JILL: I didn't know it was this wrong, though. (BEAT) Gee, daddy, do you think they'll take him back?


MUSIC: CURTAIN


ANNOUNCER: You have just heard ROGERS OF THE GAZETTE, starring Mr. Will Rogers, Jr., with Parley Baer as Doc Clemens and Georgia Ellis as Maggie Button. Our story was written by Kathleen Hite, and produced and transcribed by Norman Macdonnell. Featured in the cast were Merry McGovern, Sam Edwards, Helen Kleeb, and Sammie Hill. The special music for ROGERS OF THE GAZETTE was composed by Rene Garriguenc and conducted by Wilbur Hatch.

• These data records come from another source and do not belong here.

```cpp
extern "C" int vunet_p2_conv_first(const float* x, const float* amax_x, int32_t n_amax, const float* wt_f, int32_t Mpad,
                                   const float* shift, const float* wk, void* y, int32_t* ymeta, int32_t N, int32_t H, int32_t W,
                                   int32_t M, void* stream) {
  if (!x || !amax_x || n_amax < 1 || !wt_f || !wk || !y || !ymeta) return VUNET_ERR_ARG;
  if (N < 1 || M < 8 || M % 8 || M > 128 || H % 32 || W % 32 || ((uintptr_t)y & 15)) return VUNET_ERR_UNSUPPORTED;
  GatherArgs ga;
  memset(&ga, 0, sizeof(ga));
  vunet_conv_desc& d = ga.d;
  d.N = N; d.C1 = 3; d.C2 = 0; d.Hs = H; d.Ws = W; d.M = M; d.m_off = 0; d.Mpad = Mpad; d.Ho = H; d.Wo = W; d.KH = 3; d.KW = 3;
  d.stride = 1; d.pad = 1; d.mode = 0; d.out_act = ACT_RELU;
  ga.x1 = x; ga.wt = wt_f; ga.shift = shift; ga.y = reinterpret_cast<float*>(y);
  ga.NP = N * H * W; ga.HoWo = H * W; ga.HsWs = H * W;
  ga.ph = ga.pw = -1;
  P2Out po{amax_x, (int)n_amax, wk, (int*)ymeta};
  dim3 gv((unsigned)(N * (H / 32) * (W / 32)));
  VUNET_LAUNCH((conv_thin_kv_kernel<3, 4, true>), gv, dim3(256), 0, (hipStream_t)stream, ga, po);
  return vunet_check_launch();
}
```

behavior_driven_video_synthesis_amd/csrc/conv_wgrad_thin.hip:

```cpp
#include "common.h"
#include "conv_wgrad_route.h"

struct WgradThinArgs {
  vunet_wgrad_desc d;
  const float* x1;
  const float* dy;
  float* slabs;
  float* dshift;
  int Coutp, tiles_w, tiles_per_img, ntiles;
  InAct in1;
};
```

MUSIC: THEME ... THEN IN BG, UNTIL END


ANNOUNCER: And now here is one of our CBS Radio stars.


EVE ARDEN: Hi, there. This is Eve Arden and Christmas is coming, so a happy holiday, everyone, from Mr. Boynton, Mr. Conklin, Walter, Harriet, the whole crew -- and Eve Arden, your Miss Brooks.


ANNOUNCER: And Christmas greetings from all our Stars' Address stars. And sincere wishes for a very happy New Year as well. Keep listening and all our stars will do their best to keep you entertained. Roy Rowan speaking. The Choraleers sing Tuesdays and Thursdays on the CBS Radio Network.